# Pics Of My 2010 YB's



## Pigeon0446 (Apr 22, 2007)

I really have to clean that coop.


----------



## g0ldenb0y55 (Dec 23, 2008)

That's a really nice YB loft! Are those 1x6's you used for the perches?


----------



## Pigeon0446 (Apr 22, 2007)

Thats only the 6 by 12 addition I added 5 years ago. The total young bird coop is like a wide v shape it would be 6 by 30 if I striaten it out. The perches are made out the cedar planks they sell for decking. I made them like 5 years ago and they still look pretty good.


----------



## g0ldenb0y55 (Dec 23, 2008)

6 x 30 is a ton of room! I'll have to look into those planks, what are the dimensions for the squares if you don't mind me asking?...


----------



## Pigeon0446 (Apr 22, 2007)

I've got an 8 foot bay window on the front of the coop it is a pretty nice section. But the holes are 9 1/2 inches tall and 11 inches wide. They were pretty easy to make with the electric miter saw I set it up to cut 9 1/2 inch peices for the up and downs and screwed them all in to the 12 foot planks and just kept stacking them.


----------



## gingell bros (Mar 3, 2010)

hi.a nice set up and the birds look great.i notice you have a few mealys in your team,what breed are they?.paul


----------



## g0ldenb0y55 (Dec 23, 2008)

Thanks for the dimensions and the tip! We'll see how mine turn out.


----------



## MaryOfExeter (Sep 30, 2007)

Looks great  And don't you dare complain about the poop. Your loft looks spotless compared to mine right now!


----------



## Pigeon0446 (Apr 22, 2007)

gingell bros said:


> hi.a nice set up and the birds look great.i notice you have a few mealys in your team,what breed are they?.paul


Thanks, they are out of my family of yellows which are mainly janssens. They've raised me winners in the past and this years team looks pretty good so far and they seam to be learning real quick compaired to past seasons. So maybe there's a winner or 2 in the pic.


----------



## Pigeon0446 (Apr 22, 2007)

g0ldenb0y55 said:


> Thanks for the dimensions and the tip! We'll see how mine turn out.

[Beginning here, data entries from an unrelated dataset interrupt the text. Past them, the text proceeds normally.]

#define FD_JSLOT(a, r) (5 * (a) + (r) - 1)
FD_DEV void joint_table_build(int4* tab, const fd_ed25519_verify_params_t& p, uint64_t j, bool rneg) {
  ge_p3 P;
#pragma clang loop unroll(disable)
  for (int w = 0; w < 2; w++) {
    jtab_affine(P, p, w, j, w ? rneg : true);
    ge_cached c1;
    ge_p3_to_cached(c1, P);
    table_store<true>(tab, w ? FD_JSLOT(0, 1) : FD_JSLOT(1, 0), c1);
    ge_p1p1 sum;
    ge_p3_dbl(sum, P);
    ge_p3 D;
    ge_p1p1_to_p3_uxyt(D, sum);
    jtab_store(tab, w ? FD_JSLOT(0, 2) : FD_JSLOT(2, 0), D, false);
  }
#pragma clang loop unroll(disable)
  for (int st = 0; st < 4; st++) {
    const int src = st == 0 ? FD_JSLOT(0, 2) : st == 1 ? FD_JSLOT(1, 0) : st == 2 ? FD_JSLOT(2, 0) : FD_JSLOT(2, 1);
    const int sp = st == 0 ? FD_JSLOT(1, 2) : st == 1 ? FD_JSLOT(1, 1) : st == 2 ? FD_JSLOT(2, 1) : FD_JSLOT(2, 2);
    const int sm = st == 0 ? FD_JSLOT(1, -2) : st == 1 ? FD_JSLOT(1, -1) : st == 2 ? FD_JSLOT(2, -1) : -1;
    jtab_affine(P, p, st ? 1 : 0, j, st ? rneg : true);
    jtab_step(tab, src, P, sp, sm, st == 0);
  }
}

FD_DEV const int4* jtab_entry(const int4* tab, int a, int r) {
  const int slot = FD_JSLOT(a, r);
  return slot < 0 ? fd_ident_cached : tab + slot * 10;
}

template <int BW>
FD_DEV int dsm_half_one(const fd_ed25519_verify_params_t& p, uint64_t j, int4* tab) {
  int code = precheck(p, j);
  const uint32_t hf = p.hflag[j];
  joint_table_build(tab, p, j, !(hf & FD_HF_DNEG));
  uint32_t cd[5], dd[5], ld[5], hd[5];
  int W = 66;
  {
    uint32_t x[5], t[5];
    load_hs(x, p, 5, 5, j);
    const int wl = (fd_half_bitlen<5>(x) + 2) >> 1;
#pragma unroll
    for (int w = 67; w <= (FD_HALF_DBITS_MAX + 2) / 2; w++) W += __ballot(wl >= w) != 0ull;
    const int sh = 160 - 2 * W;
    shl160v(t, x, sh); recode160<2>(dd, t);
    load_hs(x, p, 0, 5, j);  shl160v(t, x, sh); recode160<2>(cd, t);
    load_hs(x, p, 10, 5, j); shl160<fd_bw<BW>::LO_SHL>(ld, x);
    load_hs(x, p, 15, 4, j); shl160<fd_bw<BW>::HI_SHL>(hd, x);
  }
  const int4* g_btab = reinterpret_cast<const int4*>(p.btab_lo);
  const int4* g_btab2 = reinterpret_cast<const int4*>(p.btab_hi);

  ge_p3 P;
  ge_p1p1 Rt;
  ge_p2 Q;
  {
    const int ea = pop160<2>(cd) & 3, er = pop160<2>(dd) & 3;
    ge_cached cj;
    atab_load(cj, jtab_entry(tab, ea, er), 0);
    fe t;
    fe_sub(t, cj.YplusX, cj.YminusX);
    fe_carry(Q.X, t);
    fe_add(t, cj.YplusX, cj.YminusX);
    fe_carry(Q.Y, t);
    Q.Z = cj.Z2;
  }
#pragma clang loop unroll(disable)
  for (int it = W - 2; it >= 0; it--) {
    const int ea = pop160<2>(cd), er = pop160<2>(dd);
    const bool sg = ea < 0 || (ea == 0 && er < 0);
    ge_cached cj;
    const bool blo = !(it & 1) && fd_bw<BW>::lo_at(it >> 1), bhi = !(it & 1) && fd_bw<BW>::hi_at(it >> 1);
    ge_precomp b1, b2;
    atab_load(cj, jtab_entry(tab, sg ? -ea : ea, sg ? -er : er), 0);
    if (blo) btab16_load(b1, g_btab, (int)pop160u<BW>(ld));
    if (bhi) btab16_load(b2, g_btab2, (int)pop160u<BW>(hd));
#pragma clang loop unroll(disable)
    for (int dbl = 0; dbl < 2; dbl++) {
      ge_p2_dbl(Rt, Q);
      if (dbl < 1) ge_p1p1_to_p2(Q, Rt);
    }
    ge_p1p1_to_p3_u(P, Rt);
    ge_cached_cneg(cj, sg);
    ge_add<true>(Rt, P, cj);
    if (blo) {
      ge_p1p1_to_p3_uxyt(P, Rt);
      ge_madd(Rt, P, b1);
    }
    if (bhi) {
      ge_p1p1_to_p3_uxyt(P, Rt);
      ge_madd(Rt, P, b2);
    }
    ge_p1p1_to_p2(Q, Rt);
  }
  fe t;
  fe_sub(t, Q.Y, Q.Z);
  const bool ident = fe_iszero(Q.X) && fe_iszero(t);
  if (code == FD_PENDING) code = ident ? FD_ED25519_SUCCESS : FD_ED25519_ERR_MSG;
  return code;
}

FD_DEV int dsm_full_core(const fd_ed25519_verify_params_t& p, uint64_t j, int4* tabA, int code, const fe& ax,
                         const fe& ay, const fe& rx, const fe& ry) {
  const uint64_t i = p.base + j;
  table_build<false>(tabA, ax, ay, true);
  uint32_t kd[8], sd[8];
  {
    uint32_t k[8], S[8];
#pragma unroll
    for (int w = 0; w < 8; w++) k[w] = p.k[(uint64_t)w * p.cap + j];
    const uint4* sg = reinterpret_cast<const uint4*>(p.sigs + 64 * i);
    const uint4 q2 = sg[2], q3 = sg[3];
    S[0] = q2.x; S[1] = q2.y; S[2] = q2.z; S[3] = q2.w; S[4] = q3.x; S[5] = q3.y; S[6] = q3.z; S[7] = q3.w;
    recode_radix16(kd, k);
    recode_radix65536(sd, S);
  }
  const int4* g_btab = reinterpret_cast<const int4*>(p.btab16);
  ge_p3 P;
  ge_p3_0(P);
  ge_p1p1 Rt;
  ge_p2 Q;
#pragma clang loop unroll(disable)
  for (int it = 63; it >= 0; it--) {
    const bool badd = (it & 3) == 0;
    int f = 0;
    ge_precomp b;
    if (badd) {
      f = pop_digit<16>(sd);
      btab16_load(b, g_btab, f < 0 ? -f : f);
    }
    if (it != 63) {
#pragma clang loop unroll(disable)
      for (int dbl = 0; dbl < 4; dbl++) {
        ge_p2_dbl(Rt, Q);
        if (dbl < 3) ge_p1p1_to_p2(Q, Rt);
      }
      ge_p1p1_to_p3_u(P, Rt);
    }
    table_add(Rt, P, tabA, pop_digit<4>(kd));
    if (badd) {
      ge_p1p1_to_p3_uxyt(P, Rt);
      btab_add(Rt, P, b, f);
    }
    ge_p1p1_to_p2(Q, Rt);
  }
  fe t1, t2;
  fe_mul(t1, rx, Q.Z);
  fe_sub(t1, t1, Q.X);
  fe_mul(t2, ry, Q.Z);
  fe_sub(t2, t2, Q.Y);
  const bool eq = fe_iszero(t1) && fe_iszero(t2);
  if (code != FD_PENDING) return code;
  return eq ? FD_ED25519_SUCCESS : FD_ED25519_ERR_MSG;
}

FD_DEV int dsm_full_one(const fd_ed25519_verify_params_t& p, uint64_t j, int4* tabA) {
  fe ax, ay, rx, ry;
  load_pt(ax, ay, p, 0, j);
  load_pt(rx, ry, p, 1, j);
  return dsm_full_core(p, j, tabA, precheck(p, j), ax, ay, rx, ry);
}

template <int BW>
__global__ void __launch_bounds__(FD_ED25519_VERIFY_BLOCK, FD_ED25519_DSM_WAVES_PER_SIMD)
fd_ed25519_dsm_kernel(fd_ed25519_verify_params_t p) {
  const uint32_t lane = threadIdx.x & 63u;
  const uint64_t wave = ((uint64_t)blockIdx.x * blockDim.x + threadIdx.x) >> 6;
  int4* tabA = reinterpret_cast<int4*>(static_cast<char*>(p.atab) + wave * FD_ED25519_ATAB_BYTES_PER_WAVE) +
               lane * (2 * FD_ED25519_ATAB_STRIDE * 10);
  if (p.small) {
    const uint64_t stride = (uint64_t)gridDim.x * blockDim.x;
    for (uint64_t t = (uint64_t)blockIdx.x * blockDim.x + threadIdx.x; t < p.n; t += stride)
      if (p.hflag[t] & FD_HF_FULL) p.out[p.base + t] = (int8_t)dsm_full_one(p, t, tabA);
    return;
  }
  const uint64_t nfix = *p.fix_cnt;
  const uint64_t head = (nfix + 63u) & ~(uint64_t)63u;
  const uint64_t total = head + p.n;
  for (;;) {
    uint32_t b = 0u;
    if (lane == 0u) b = atomicAdd(p.work_ctr, 64u);
    b = (uint32_t)__builtin_amdgcn_readfirstlane((int)__shfl((int)b, 0));
    if ((uint64_t)b >= total) break;
    const uint64_t t = (uint64_t)b + lane;
    if (t < nfix) {
      const uint64_t j = p.fix_list[t];
      p.out[p.base + j] = (int8_t)dsm_full_one(p, j, tabA);
    } else if (t >= head && t < total) {
      const uint64_t j = t - head;
      if (!(p.hflag[j] & FD_HF_FULL)) p.out[p.base + j] = (int8_t)dsm_half_one<BW>(p, j, tabA);
    }
  }
}


FD_DEV void tab4_store(int4* tab, int e, const fe& c) {
  int4* d = tab + 3 * e;
  d[0] = make_int4(c.v[0], c.v[1], c.v[2], c.v[3]);
  d[1] = make_int4(c.v[4], c.v[5], c.v[6], c.v[7]);
  d[2] = make_int4(c.v[8], c.v[9], 0, 0);
}

FD_DEV void tab4_load(fe& c, const int4* tab, int e) {
  const int4* s = tab + 3 * e;
  const int4 a = s[0], b = s[1], d = s[2];
  c.v[0] = a.x; c.v[1] = a.y; c.v[2] = a.z; c.v[3] = a.w;
  c.v[4] = b.x; c.v[5] = b.y; c.v[6] = b.z; c.v[7] = b.w;
  c.v[8] = d.x; c.v[9] = d.y;
}
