# JunweiLiang/FVTA_MemexQA

Measured on AMD Instinct MI355X. Metric: QA-pairs/sec (fwd+bwd) at B=64, 40 photos x 5 streams x 30 tok, h=512, higher is better.
Workload: dtype bf16; 1 GPU; BASELINE.json configs[2] train step (fwd+bwd+adam), shape 'metric', dense lengths; qa_pairs_per_gpu=64, albums=1, photos=40, text_streams=5, hidden=512, global_batch=64, K=6, T=1200, JQ=30, parallelism=dp1 (QA pairs sharded, flat-gradient all-reduce)

## Files before the change

### fvta_memexqa_amd/_lib.py

```python
import ctypes
import os
from ctypes import POINTER, Structure, c_char_p, c_float, c_int, c_int32, c_int64, c_size_t, c_void_p

_HERE = os.path.dirname(os.path.abspath(__file__))
LIB_PATH = os.environ.get("FVTA_LIB_PATH") or os.path.join(_HERE, "csrc", "libfvta_hip.so")

F32, BF16, BF16X3 = 0, 1, 2


class FvtaError(RuntimeError):
    pass


class AttnDesc(Structure):
    _fields_ = [(n, c_int32) for n in ("N", "K", "T", "JQ", "w", "simi", "feat_order", "add_tanh")] + [("hinfo_stride", c_int64)]


class LstmDesc(Structure):
    _fields_ = [(n, c_int32) for n in ("B", "J", "in_", "d", "share_fw_bw", "precision", "training", "reserved", "dx_overwrite", "out_pads_persist")] + \
               [("out_skip", c_int64)]


class TimewarpDesc(Structure):
    _fields_ = [(n, c_int32) for n in ("N", "K", "T", "w", "warp_type")] + [("window_t", c_float)]
# ... 18 lines not shown
class ContextDesc(Structure):
    _fields_ = [(n, c_int32) for n in ("N", "K", "M", "w")] + [("J", c_int32 * CTX_KMAX)]


class GuardDesc(Structure):
    _fields_ = [("grad_scale", c_float), ("clip_value", c_float), ("clip_norm", c_float), ("skip_nonfinite", c_int32),
                ("adam", c_int32), ("lr", c_float), ("beta1", c_float), ("beta2", c_float)]


class GuardCtl(Structure):
    _fields_ = [("grad_scale", c_float), ("clip_value", c_float), ("factor", c_float), ("lr_t", c_float), ("apply", c_int32),
                ("maxabs", c_float), ("norm", ctypes.c_double), ("nonfinite", c_int64), ("applied", c_int64),
                ("skipped", c_int64)]
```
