diff --git a/safe-bayesian-optimization_amd/_lib.py b/safe-bayesian-optimization_amd/_lib.py
--- a/safe-bayesian-optimization_amd/_lib.py
+++ b/safe-bayesian-optimization_amd/_lib.py
@@ -203,7 +203,8 @@
         ("guard_analytic_dm", C.c_double * SBO_MAX_Q), ("guard_analytic_dv", C.c_double * SBO_MAX_Q),
         ("guard_probe_dm", C.c_double * SBO_MAX_Q), ("guard_probe_dv", C.c_double * SBO_MAX_Q),
         ("k1_tiles_skipped", C.c_int64), ("k1_tiles_skipped_safe", C.c_int64),
-        ("k1_tiles_resident_c", C.c_int64), ("k1_tiles_resident_o", C.c_int64), ("guard_audit_skipped", C.c_int64),
+        ("k1_tiles_resident_c", C.c_int64), ("k1_tiles_resident_o", C.c_int64), ("k1_cells_evaluated", C.c_int64),
+        ("guard_audit_skipped", C.c_int64),
         ("list_index_build_ms", C.c_double), ("list_index_leaf_pairs", C.c_int64), ("list_index_nodes_skipped", C.c_int64),
         ("fp32_band_dm", C.c_double * SBO_MAX_Q), ("fp32_band_dv", C.c_double * SBO_MAX_Q),
     ]
diff --git a/safe-bayesian-optimization_amd/csrc/api.hip b/safe-bayesian-optimization_amd/csrc/api.hip
--- a/safe-bayesian-optimization_amd/csrc/api.hip
+++ b/safe-bayesian-optimization_amd/csrc/api.hip
@@ -278,6 +278,7 @@
     OPT_BOOL(k1_sched, kOptNothing, nullptr),
     OPT_BOOL(k1_resident, kOptNothing, nullptr),
     OPT_BOOL(k1_skip_safe, kOptNothing, nullptr),
+    OPT_BOOL(k1_cells, kOptNothing, nullptr),
     OPT_BOOL(col_overlap, kOptNothing, nullptr),
     OPT_RANGE(col_queue, 64, 128, "col_queue must be within 64 .. 128 (the default)", kOptNothing, nullptr),
     OPT_BOOL(scan_blocks, kOptNothing, nullptr),
diff --git a/safe-bayesian-optimization_amd/csrc/bilinear_post.inc.hpp b/safe-bayesian-optimization_amd/csrc/bilinear_post.inc.hpp
--- a/safe-bayesian-optimization_amd/csrc/bilinear_post.inc.hpp
+++ b/safe-bayesian-optimization_amd/csrc/bilinear_post.inc.hpp
@@ -1059,6 +1059,307 @@
 #endif
 }
 
+struct CandAcc { double vminS, xmin, rmax; };
+__device__ __forceinline__ void post_classify_cand(double m, double v, double bconf, double bb, bool gb_on, const LcbBand& lband, bool& ge_out,
+                                                   bool& le_out, bool& near_out, CandAcc& a) {
+  constexpr double c = 1.0 + 0x1p-48, tiny = 1e-250, huge = 1e300;
+  const bool bok = bconf >= 0.0;
+  const double P = m * m, Q = bb * v;
+  near_out = false;
+  if (gb_on) {
+    const double gap = P > Q ? P - Q : Q - P, am = m < 0 ? -m : m;
+    near_out = !(gap > fma(am, lband.c1, lband.c0));
+  }
+  const bool ok = bok && v >= 0.0, rng = P < huge && Q < huge;
+  const bool neg = ok && m < 0.0;
+  bool ge = ok && !neg && rng && P > tiny && P >= Q * c;
+  bool le = neg || (ok && rng && !ge && Q > tiny && P * c <= Q && m >= 0.0);
+  if (!ge && !le) {
+    const double sd = mul_rn(bconf, sqrt_rn(v));
+    ge = m >= sd;
+    le = m <= sd;
+  }
+  if (ge) {
+    a.vminS = v < a.vminS ? v : a.vminS;
+    const float sf = __builtin_amdgcn_sqrtf((float)v);
+    const double s_up = (double)sf * (1.0 + 0x1p-20) + 1e-18;
+    double s_lo = (double)sf * (1.0 - 0x1p-20) - 1e-18;
+    s_lo = s_lo > 0.0 ? s_lo : 0.0;
+    const bool fin = sf < 3.0e38f;
+    const double xu = m + bconf * s_up, xl = m + bconf * (fin ? s_lo : 0.0);
+    const double up = fin ? xu + (xu < 0 ? -xu : xu) * 0x1p-50 : 1e300, lo = xl - (xl < 0 ? -xl : xl) * 0x1p-50;
+    a.xmin = lo < a.xmin ? lo : a.xmin;
+    if (!(up <= a.rmax)) {
+      const double ucb = add_rn(m, mul_rn(bconf, sqrt_rn(v)));
+      if (ucb > a.rmax) a.rmax = ucb;
+    }
+  }
+  ge_out = ge;
+  le_out = le;
+}
+
+constexpr int kHeadWaves = 4, kHeadBatch = 4;
+struct HeadRec { unsigned int cS, cU, cB, ncell; unsigned long long vmin, rmax, xmin; };
+__global__ __launch_bounds__(64 * kHeadWaves) void k_bhead(const double* __restrict__ encl, int ntiles, int tgx, int tgy, unsigned int cnt0, double bconf,
+                                                           const GuardBand* __restrict__ gb, const double* __restrict__ mean1,
+                                                           const double* __restrict__ var1 ,
+                                                           uint8_t* __restrict__ skip, unsigned long long* __restrict__ Sw,
+                                                           unsigned long long* __restrict__ Uw, unsigned long long* __restrict__ Usum,
+                                                           unsigned long long* __restrict__ slots, double* __restrict__ Lpart,
+                                                           unsigned long long* __restrict__ cpart, int pcap, int skip_safe,
+                                                           const double* __restrict__ lrec) {
+  __shared__ unsigned long long sh_w[kHeadWaves][2][128];
+  __shared__ unsigned short sh_q[kHeadWaves * 128];
+  __shared__ HeadRec sh_rec[kHeadWaves];
+  __shared__ unsigned int sh_xy[kHeadWaves];
+  __shared__ unsigned int sh_qn;
+  __shared__ unsigned long long sh_acc[kHeadWaves][10];
+  const int lane = threadIdx.x & 63, wave = (int)(threadIdx.x >> 6);
+  const unsigned long long below = (1ull << lane) - 1ull;
+  const double bb = bconf * bconf;
+  const bool gb_on = gb != nullptr;
+  const LcbBand lb = gb_on ? lcb_band(bb, gb->dm[1], gb->dv[1]) : LcbBand{0.0, 0.0};
+  unsigned long long a_key = 0ull, a_vmin = ~0ull, a_rmax = 0ull;
+  unsigned int a_S = 0u, a_U = 0u, a_B = 0u, a_n0 = 0u, a_n4 = 0u, a_res = 0u, a_cells = 0u;
+#ifdef SBO_PHASE_CLOCKS
+  const unsigned long long clk_in_ = wall_clock64();
+  unsigned long long clk_dec_ = clk_in_;
+  unsigned int clk_tile_ = 0xffffffu;
+#endif
+  const int per_round = kHeadWaves * (int)gridDim.x;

Your welcome, if you try to make them keep us posted on how they turn out.


----------



## Pigeon0446 (Apr 22, 2007)

MaryOfExeter said:


> Looks great  And don't you dare complain about the poop. Your loft looks spotless compared to mine right now!


Yeah I think it's pretty clean well atleast for this time of the year it's too cold to be out there cleaning all the time. I just put that there becasue I know alot of clean freaks that would call that dirty.


----------



## Pigeon0446 (Apr 22, 2007)

Good thing I posted the pic because I noticed the top window was slid to the side and only a lil flimsy screen was keeping the birds in and more importantly keeping the raccoons out. I'm thinking it was from the big snow storm last weekend that caused all the bamboo to bend over and it must have caught the window and slid it to the side. If you look at the window in the middle of the pic and look at the top right side the window isn't covering the whole thing.


----------



## g0ldenb0y55 (Dec 23, 2008)

Pigeon0446 said:


> Your welcome, if you try to make them keep us posted on how they turn out.


I'll post pics when I get going on them.



Pigeon0446 said:


> Good thing I posted the pic because I noticed the top window was slid to the side and only a lil flimsy screen was keeping the birds in and more importantly keeping the raccoons out. I'm thinking it was from the big snow storm last weekend that caused all the bamboo to bend over and it must have caught the window and slid it to the side. If you look at the window in the middle of the pic and look at the top right side the window isn't covering the whole thing.


Good catch!


----------



## Guest (Mar 3, 2010)

your loft looks great and is nice and spacious too  the birds look happy and healthy too thanks for sharing


----------



## YaSin11 (Jul 23, 2009)

Nice pic. Good composition,light, perspective..came out awesome. Loft looks great,lots of birds! Ceder huh? Investing in good wood goes a long way...5 yrz!..would have never guessed. Looks new,fresh. Thanks for sharing the pic, good luck with your birds, peace, YaSin


----------



## Pigeon0446 (Apr 22, 2007)

I was out back feeding the birds the other night and I caught somthing in the corner of my eye up in the tree. At first it kinda scared me it looked like a devil with the horns. That's the first time I've ever seen a owl around here.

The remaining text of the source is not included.